RECORDS TO USE ->
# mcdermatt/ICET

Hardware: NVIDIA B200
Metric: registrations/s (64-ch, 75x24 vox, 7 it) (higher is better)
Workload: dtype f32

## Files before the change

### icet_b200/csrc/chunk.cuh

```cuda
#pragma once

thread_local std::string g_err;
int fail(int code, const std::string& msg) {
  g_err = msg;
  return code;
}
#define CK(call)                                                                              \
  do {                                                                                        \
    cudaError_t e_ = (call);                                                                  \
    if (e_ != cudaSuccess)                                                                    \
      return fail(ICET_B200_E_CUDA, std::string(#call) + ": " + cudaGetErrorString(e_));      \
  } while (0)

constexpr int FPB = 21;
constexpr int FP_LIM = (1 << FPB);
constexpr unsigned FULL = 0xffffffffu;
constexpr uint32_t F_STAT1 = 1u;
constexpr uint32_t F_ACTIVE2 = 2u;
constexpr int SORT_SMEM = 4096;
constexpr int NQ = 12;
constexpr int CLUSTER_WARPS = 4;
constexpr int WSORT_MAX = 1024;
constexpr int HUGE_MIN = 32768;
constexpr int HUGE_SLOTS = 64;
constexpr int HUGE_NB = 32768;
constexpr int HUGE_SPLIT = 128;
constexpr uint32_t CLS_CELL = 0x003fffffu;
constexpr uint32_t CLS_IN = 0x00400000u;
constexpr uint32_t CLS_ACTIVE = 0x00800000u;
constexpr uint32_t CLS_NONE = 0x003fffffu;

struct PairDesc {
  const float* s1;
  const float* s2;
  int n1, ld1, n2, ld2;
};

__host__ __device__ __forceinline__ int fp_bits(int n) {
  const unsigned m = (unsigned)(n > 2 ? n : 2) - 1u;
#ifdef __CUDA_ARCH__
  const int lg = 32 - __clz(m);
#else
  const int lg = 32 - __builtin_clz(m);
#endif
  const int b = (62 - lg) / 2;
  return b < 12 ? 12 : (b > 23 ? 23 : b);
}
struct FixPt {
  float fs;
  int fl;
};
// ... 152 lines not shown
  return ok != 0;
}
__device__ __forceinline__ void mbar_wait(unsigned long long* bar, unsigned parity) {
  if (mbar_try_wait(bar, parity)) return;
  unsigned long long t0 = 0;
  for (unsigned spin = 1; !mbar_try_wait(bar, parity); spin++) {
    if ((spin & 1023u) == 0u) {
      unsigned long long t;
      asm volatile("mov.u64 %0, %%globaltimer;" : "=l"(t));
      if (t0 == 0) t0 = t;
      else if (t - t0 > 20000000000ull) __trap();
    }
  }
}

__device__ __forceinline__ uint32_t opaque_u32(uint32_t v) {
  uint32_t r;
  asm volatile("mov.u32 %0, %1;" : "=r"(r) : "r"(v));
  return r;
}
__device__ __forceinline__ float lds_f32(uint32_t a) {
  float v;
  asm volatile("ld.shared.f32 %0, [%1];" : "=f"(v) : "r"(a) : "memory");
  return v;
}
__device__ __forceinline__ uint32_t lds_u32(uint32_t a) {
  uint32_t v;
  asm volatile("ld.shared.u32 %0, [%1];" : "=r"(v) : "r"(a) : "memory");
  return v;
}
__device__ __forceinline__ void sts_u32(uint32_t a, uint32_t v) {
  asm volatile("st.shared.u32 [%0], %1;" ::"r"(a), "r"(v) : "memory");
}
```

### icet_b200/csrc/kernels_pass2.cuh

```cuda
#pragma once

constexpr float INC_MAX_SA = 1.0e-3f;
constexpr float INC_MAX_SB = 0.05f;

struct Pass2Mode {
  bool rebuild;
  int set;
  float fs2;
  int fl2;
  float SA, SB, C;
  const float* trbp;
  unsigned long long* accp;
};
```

==

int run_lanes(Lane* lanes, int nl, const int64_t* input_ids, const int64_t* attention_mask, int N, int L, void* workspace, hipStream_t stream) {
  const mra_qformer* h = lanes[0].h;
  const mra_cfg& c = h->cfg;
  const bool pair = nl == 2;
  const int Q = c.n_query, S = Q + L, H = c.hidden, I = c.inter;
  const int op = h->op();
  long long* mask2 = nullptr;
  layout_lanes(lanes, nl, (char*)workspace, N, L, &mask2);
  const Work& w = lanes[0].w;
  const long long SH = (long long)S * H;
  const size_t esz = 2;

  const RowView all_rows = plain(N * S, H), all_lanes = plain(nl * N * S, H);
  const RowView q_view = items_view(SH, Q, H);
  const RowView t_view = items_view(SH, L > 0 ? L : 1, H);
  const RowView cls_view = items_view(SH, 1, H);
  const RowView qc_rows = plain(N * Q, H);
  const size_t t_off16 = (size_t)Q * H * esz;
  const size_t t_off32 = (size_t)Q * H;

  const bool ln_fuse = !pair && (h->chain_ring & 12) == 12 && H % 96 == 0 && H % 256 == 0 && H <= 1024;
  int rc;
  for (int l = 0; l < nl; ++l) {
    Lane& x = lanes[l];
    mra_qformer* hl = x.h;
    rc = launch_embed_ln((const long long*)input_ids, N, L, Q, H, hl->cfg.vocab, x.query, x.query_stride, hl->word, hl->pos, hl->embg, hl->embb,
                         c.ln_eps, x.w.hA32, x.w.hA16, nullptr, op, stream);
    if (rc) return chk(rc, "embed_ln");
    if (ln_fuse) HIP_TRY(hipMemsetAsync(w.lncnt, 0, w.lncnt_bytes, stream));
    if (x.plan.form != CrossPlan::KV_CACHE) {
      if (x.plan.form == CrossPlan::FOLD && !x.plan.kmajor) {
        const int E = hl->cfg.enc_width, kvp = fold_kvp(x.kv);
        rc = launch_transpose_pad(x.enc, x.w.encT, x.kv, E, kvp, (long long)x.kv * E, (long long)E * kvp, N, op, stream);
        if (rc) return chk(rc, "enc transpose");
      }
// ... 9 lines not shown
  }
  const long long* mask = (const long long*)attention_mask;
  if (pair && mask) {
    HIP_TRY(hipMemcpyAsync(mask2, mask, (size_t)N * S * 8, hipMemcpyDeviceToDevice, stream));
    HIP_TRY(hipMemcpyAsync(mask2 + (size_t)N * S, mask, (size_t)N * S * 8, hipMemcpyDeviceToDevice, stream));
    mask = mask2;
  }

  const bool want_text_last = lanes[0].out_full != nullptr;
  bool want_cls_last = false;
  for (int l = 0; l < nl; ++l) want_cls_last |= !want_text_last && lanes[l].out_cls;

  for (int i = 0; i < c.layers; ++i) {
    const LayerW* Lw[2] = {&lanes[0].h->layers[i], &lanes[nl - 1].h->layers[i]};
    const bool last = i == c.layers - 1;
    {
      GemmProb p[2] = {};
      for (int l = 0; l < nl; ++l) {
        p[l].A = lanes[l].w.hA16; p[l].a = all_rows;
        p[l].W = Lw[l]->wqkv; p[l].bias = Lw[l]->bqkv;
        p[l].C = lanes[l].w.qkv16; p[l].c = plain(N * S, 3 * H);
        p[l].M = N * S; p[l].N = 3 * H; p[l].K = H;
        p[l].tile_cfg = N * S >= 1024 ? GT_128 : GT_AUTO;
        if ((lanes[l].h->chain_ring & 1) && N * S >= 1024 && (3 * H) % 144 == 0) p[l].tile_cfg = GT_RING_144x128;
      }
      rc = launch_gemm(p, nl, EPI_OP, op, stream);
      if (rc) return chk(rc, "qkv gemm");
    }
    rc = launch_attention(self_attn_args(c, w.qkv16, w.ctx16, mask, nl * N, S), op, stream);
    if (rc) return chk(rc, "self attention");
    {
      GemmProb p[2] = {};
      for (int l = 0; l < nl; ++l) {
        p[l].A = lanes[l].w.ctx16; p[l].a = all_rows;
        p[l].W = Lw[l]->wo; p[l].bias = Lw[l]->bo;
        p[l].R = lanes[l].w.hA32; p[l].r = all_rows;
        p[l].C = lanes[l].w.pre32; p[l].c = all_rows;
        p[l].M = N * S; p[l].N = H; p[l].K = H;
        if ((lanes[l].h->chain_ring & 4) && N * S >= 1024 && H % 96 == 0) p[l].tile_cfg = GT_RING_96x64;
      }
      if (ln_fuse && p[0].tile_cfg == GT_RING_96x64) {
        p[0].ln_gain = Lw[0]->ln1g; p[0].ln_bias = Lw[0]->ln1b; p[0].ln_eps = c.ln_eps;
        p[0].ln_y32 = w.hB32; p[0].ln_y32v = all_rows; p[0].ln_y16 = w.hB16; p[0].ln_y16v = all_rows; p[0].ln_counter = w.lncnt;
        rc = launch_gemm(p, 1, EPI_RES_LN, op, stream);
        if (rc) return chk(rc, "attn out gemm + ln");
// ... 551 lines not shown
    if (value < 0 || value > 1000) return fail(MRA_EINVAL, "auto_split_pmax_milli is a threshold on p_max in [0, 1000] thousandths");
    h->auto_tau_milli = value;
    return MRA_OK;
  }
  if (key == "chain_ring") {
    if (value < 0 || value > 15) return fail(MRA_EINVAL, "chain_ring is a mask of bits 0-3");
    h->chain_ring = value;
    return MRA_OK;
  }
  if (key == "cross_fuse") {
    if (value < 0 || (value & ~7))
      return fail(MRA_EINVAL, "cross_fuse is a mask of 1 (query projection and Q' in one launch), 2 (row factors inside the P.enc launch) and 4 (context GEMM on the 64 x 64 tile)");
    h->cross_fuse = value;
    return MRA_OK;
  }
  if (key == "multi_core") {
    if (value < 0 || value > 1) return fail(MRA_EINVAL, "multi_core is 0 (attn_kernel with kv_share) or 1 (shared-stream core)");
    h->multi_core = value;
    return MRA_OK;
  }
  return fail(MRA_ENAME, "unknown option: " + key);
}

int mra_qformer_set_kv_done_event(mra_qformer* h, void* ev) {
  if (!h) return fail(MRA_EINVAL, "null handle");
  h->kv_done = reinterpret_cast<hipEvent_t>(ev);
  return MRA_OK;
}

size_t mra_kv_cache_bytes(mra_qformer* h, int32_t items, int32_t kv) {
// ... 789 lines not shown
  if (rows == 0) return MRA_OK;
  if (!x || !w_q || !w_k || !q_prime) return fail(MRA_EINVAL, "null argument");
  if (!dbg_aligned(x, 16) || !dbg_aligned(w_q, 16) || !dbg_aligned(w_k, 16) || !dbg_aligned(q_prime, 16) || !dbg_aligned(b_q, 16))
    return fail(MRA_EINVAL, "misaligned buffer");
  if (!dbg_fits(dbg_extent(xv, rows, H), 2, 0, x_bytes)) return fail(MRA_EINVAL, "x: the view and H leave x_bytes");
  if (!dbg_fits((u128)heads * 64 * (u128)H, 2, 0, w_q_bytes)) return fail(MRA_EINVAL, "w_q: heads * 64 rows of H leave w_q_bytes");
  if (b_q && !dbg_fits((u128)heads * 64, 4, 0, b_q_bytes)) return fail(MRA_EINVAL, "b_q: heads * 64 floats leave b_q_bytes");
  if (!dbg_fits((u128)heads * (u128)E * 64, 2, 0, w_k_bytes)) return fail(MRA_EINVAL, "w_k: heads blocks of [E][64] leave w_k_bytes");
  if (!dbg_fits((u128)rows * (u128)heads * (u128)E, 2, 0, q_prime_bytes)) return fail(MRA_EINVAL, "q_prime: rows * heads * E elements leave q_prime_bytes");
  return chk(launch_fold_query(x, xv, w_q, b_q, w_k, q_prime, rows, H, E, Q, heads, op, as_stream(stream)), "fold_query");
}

PROBLEM ->
Whenever the string "else" occurs in a line of the entries above, copy that line.

RESPONSE TO THE TASK ->
#else
      else if (t - t0 > 20000000000ull) __trap();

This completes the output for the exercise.